Pull every line holding the word "room" from the data below and copy it.

## Records from a data collection
-- Opening Marker --

# cielavenir/7bgzf

Hardware: AMD Instinct MI355X
Metric: GB/s input compressed, BGZF 64KiB blocks (higher is better)
Workload: dtype u8

## Files before the change

7bgzf_amd/csrc/hd_deflate_static.hpp:

```cpp
#pragma once
#include <type_traits>
#include "hd_device.hpp"

namespace hd {

constexpr uint32_t HD_HINT_NO_WHOLE = 1;
constexpr uint32_t HD_HINT_NO_SEG = 2;
constexpr uint32_t BESIDE_KEEP_MAX = 3;

struct DeflateArgs {
	const uint8_t *in;
	const uint64_t *in_off;
	const uint32_t *in_len;
	uint32_t nblocks;
	int frame;
	int level;
	uint8_t *out;
	uint64_t out_stride;
	uint32_t out_cap;
	uint32_t *out_len;
	uint32_t *crc;
	int32_t *status;
	const CrcTables *ct;
	uint8_t *scratch;
	uint32_t first;
	uint32_t count;
	uint32_t skip_small;
	uint32_t split_max;
	uint32_t *split_ovf;
	uint32_t seg_limit;
	uint32_t seg_bytes;
	uint32_t hint;
	const uint64_t *host_seg_off;
	const uint32_t *host_seg_len;
	uint32_t parts = 0;
	uint32_t seg_slots = 0;
	uint32_t *done_flag = nullptr, *done_count = nullptr;
	uint32_t done_epoch = 0;
	uint32_t wg = 0;
	uint32_t lat = 0;
	uint32_t wg_split = 0;
	const uint8_t *stage_in = nullptr;
	uint32_t *stalls = nullptr;
	uint32_t *ready = nullptr, *arrived = nullptr, *next = nullptr;
	uint32_t span_sub = 0;
	uint8_t *scratch_b = nullptr;
	uint32_t *emitted = nullptr;
	uint32_t take_sub = 0;
	uint32_t *poison = nullptr;
	uint32_t beside_keep = BESIDE_KEEP_MAX;
	uint32_t prime_max = 0;
	void *beside = nullptr;
};

__host__ __device__ __forceinline__ uint32_t frame_hdr_bytes(int frame)
{
	return frame == HD_FRAME_BGZF ? 18u : frame == HD_FRAME_MIGZ ? 20u : frame == HD_FRAME_ZLIB ? 2u
	     : frame == HD_FRAME_GZIP ? 10u : 0u;
}

__host__ __device__ __forceinline__ uint32_t frame_trl_bytes(int frame)
{
	return frame == HD_FRAME_ZLIB ? 4u : (frame == HD_FRAME_BGZF || frame == HD_FRAME_MIGZ || frame == HD_FRAME_GZIP) ? 8u : 0u;
}

__device__ __forceinline__ uint32_t frame_trl_field(int frame, uint32_t k, uint32_t crc, uint32_t n)
{
	const uint32_t w = k < 2 ? (frame == HD_FRAME_ZLIB ? 0u : crc) : n;
	return (w >> (16 * (k & 1))) & 0xffff;
}

__device__ __forceinline__ uint32_t frame_sfx_bytes(int frame)
{
	return frame == HD_FRAME_RAW_FLUSH ? 5u : 0u;
}

__host__ __device__ inline uint32_t seg_slots_per_block(uint32_t cap, uint32_t seg)
{
	const uint32_t full = HD_STORED_SIZE(seg) + 5u;
	return cap / full + (cap % full >= 11u ? 1u : 0u);
}

__host__ __device__ inline bool seg_coded(uint32_t len, uint32_t limit, uint32_t seg, int frame, uint64_t out_stride, uint32_t out_cap)
{
	if (!limit || len <= limit)
		return false;
	if (seg == HD_SEG_BYTES || len > HD_SEG_LIMIT)
		return true;
	uint64_t room = out_stride < out_cap ? out_stride : out_cap;
	const uint32_t S = seg_slots_per_block(room > 0x7fffffffu ? 0x7fffffffu : (uint32_t)room, seg);
	if (frame == HD_FRAME_BGZF && room > 65536)
		room = 65536;
	return HD_SEGN_COUNT(len, seg) <= S &&
	       frame_hdr_bytes(frame) + HD_SEGN_WORST((uint64_t)len, seg, frame == HD_FRAME_RAW_FLUSH) + frame_trl_bytes(frame) <= room;
}

__device__ __forceinline__ bool whole_refused(const DeflateArgs &a, uint32_t n)
{
	return a.level >= 1 && !a.seg_limit && n > HD_SEG_LIMIT;
}

__device__ __forceinline__ void refuse_member(const DeflateArgs &a, uint32_t b, uint32_t lane)
{
	if (lane == 0) {
		a.out_len[b] = 0;
		if (a.status) a.status[b] = 1;
		if (a.crc) a.crc[b] = 0;
	}
}

__device__ __forceinline__ uint32_t frame_hdr_word(int frame, uint32_t j)
{
	const bool bz = frame == HD_FRAME_BGZF, gz = frame == HD_FRAME_GZIP, zl = frame == HD_FRAME_ZLIB;
	const uint32_t w0 = zl ? 0x0000da78u : gz ? 0x00088b1fu : 0x04088b1fu;
	const uint32_t w2 = zl ? 0u : gz ? 0x00000002u : bz ? 0x0006ff00u : 0x0008ff00u;
	const uint32_t w3 = (zl || gz) ? 0u : bz ? 0x00024342u : 0x00045a4du;
	return j == 0 ? w0 : j == 1 ? 0u : j == 2 ? w2 : w3;
}

__device__ __forceinline__ uint32_t frame_hdr_byte(int frame, uint32_t o, uint32_t sizefield)
{
	const uint32_t w = o < 16 ? frame_hdr_word(frame, o >> 2) : sizefield;
	return (w >> (8 * (o & 3))) & 0xff;
}

__device__ __forceinline__ void write_stored_member(const DeflateArgs &a, uint32_t b, const uint8_t *src, uint32_t n,
						  uint32_t crc, uint32_t lane)
{
	const uint32_t hdr = frame_hdr_bytes(a.frame), trl = frame_trl_bytes(a.frame);
	const bool flush = a.frame == HD_FRAME_RAW_FLUSH;
	const uint32_t stored = HD_STORED_SIZE(n);
	const uint32_t total = hdr + stored + trl + (flush ? 5u : 0u);
	uint64_t cap = a.out_stride < a.out_cap ? a.out_stride : a.out_cap;
	if (a.frame == HD_FRAME_BGZF && cap > 65536)
		cap = 65536;
	if (total > cap) {
		if (lane == 0) {
			a.out_len[b] = 0;
			if (a.status) a.status[b] = 1;
			if (a.crc) a.crc[b] = crc;
		}
		return;
	}
	const uint32_t sizefield = a.frame == HD_FRAME_BGZF ? total - 1 : stored;
	const uint32_t nblk = n == 0 ? 1u : (n + 65534u) / 65535u;
	uint32_t *dst32 = (uint32_t *)(a.out + (uint64_t)b * a.out_stride);
	for (uint32_t j = lane; j < (total + 3) / 4; j += 64) {
		uint32_t w = 0;
		for (uint32_t k = 0; k < 4; k++) {
			uint32_t o = 4 * j + k, v = 0;
			if (o < hdr) {
				v = frame_hdr_byte(a.frame, o, sizefield);
			} else if (o < hdr + stored) {
				uint32_t q = (o - hdr) / 65540u, r = (o - hdr) - q * 65540u;
				uint32_t left = n - q * 65535u;
				uint32_t bl = left < 65535u ? left : 65535u;
				if (r == 0) v = (q + 1 == nblk && !flush) ? 1u : 0u;
				else if (r == 1) v = bl & 0xff;
				else if (r == 2) v = bl >> 8;
				else if (r == 3) v = ~bl & 0xff;
				else if (r == 4) v = (~bl >> 8) & 0xff;
				else v = src[q * 65535u + r - 5];
			} else if (o < total) {
				uint32_t t = o - hdr - stored;
				v = flush ? (t >= 3 ? 0xffu : 0u) : (frame_trl_field(a.frame, t >> 1, crc, n) >> (8 * (t & 1))) & 0xff;
			}
			w |= v << (8 * k);
		}
		dst32[j] = w;
	}
	if (lane == 0) {
		a.out_len[b] = total;
		if (a.status) a.status[b] = 0;
		if (a.crc) a.crc[b] = crc;
	}
}

__device__ __forceinline__ uint4 load_slot(const uint8_t *src, uint32_t n, uint32_t piece, uint32_t lane, bool aligned)
{
	const uint32_t o = piece * HD_PIECE + lane * 16;
	if (aligned && o + 16 <= n)
		return *(const uint4 *)(src + o);
	uint32_t w0 = 0, w1 = 0, w2 = 0, w3 = 0;
	if (o < n) {
#pragma unroll
		for (uint32_t k = 0; k < 4; k++) {
			w0 |= (o + k < n ? (uint32_t)src[o + k] : 0u) << (8 * k);
			w1 |= (o + 4 + k < n ? (uint32_t)src[o + 4 + k] : 0u) << (8 * k);
			w2 |= (o + 8 + k < n ? (uint32_t)src[o + 8 + k] : 0u) << (8 * k);
			w3 |= (o + 12 + k < n ? (uint32_t)src[o + 12 + k] : 0u) << (8 * k);
		}
	}
	return make_uint4(w0, w1, w2, w3);
}

struct SplitLayout {
	uint32_t cap_tok, max_db;
	uint64_t off_rec, off_ntok, off_hist, bytes;
};
__host__ __device__ inline SplitLayout split_layout(uint32_t max_block, bool full = false)
{
	SplitLayout l;
	l.cap_tok = full ? ((max_block + 64 + 15) & ~15u) : max_block / 4 * 3 + 128;
	l.max_db = l.cap_tok / HD_DYN_BLOCK_TOKENS + 2;
	l.off_rec = (uint64_t)l.cap_tok * 4;
	l.off_ntok = l.off_rec + 16;
	l.off_hist = (l.off_ntok + (uint64_t)l.max_db * 4 + 15) & ~(uint64_t)15;
	l.bytes = l.off_hist + (uint64_t)l.max_db * 320 * 4;
	return l;
}
__device__ __forceinline__ uint8_t *split_block(uint8_t *scratch, uint32_t max_block, uint32_t i)
{
	return scratch + (uint64_t)i * split_layout(max_block).bytes;
}
__host__ __device__ inline SplitLayout part_layout() { return split_layout(HD_LAT_PART_BYTES, true); }
__device__ __forceinline__ uint8_t *part_block(uint8_t *scratch, uint32_t i)
{
	return scratch + (uint64_t)i * part_layout().bytes;
}
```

-- Closing Marker --

## Result for this task
	uint64_t room = out_stride < out_cap ? out_stride : out_cap;
	const uint32_t S = seg_slots_per_block(room > 0x7fffffffu ? 0x7fffffffu : (uint32_t)room, seg);
	if (frame == HD_FRAME_BGZF && room > 65536)
		room = 65536;
	       frame_hdr_bytes(frame) + HD_SEGN_WORST((uint64_t)len, seg, frame == HD_FRAME_RAW_FLUSH) + frame_trl_bytes(frame) <= room;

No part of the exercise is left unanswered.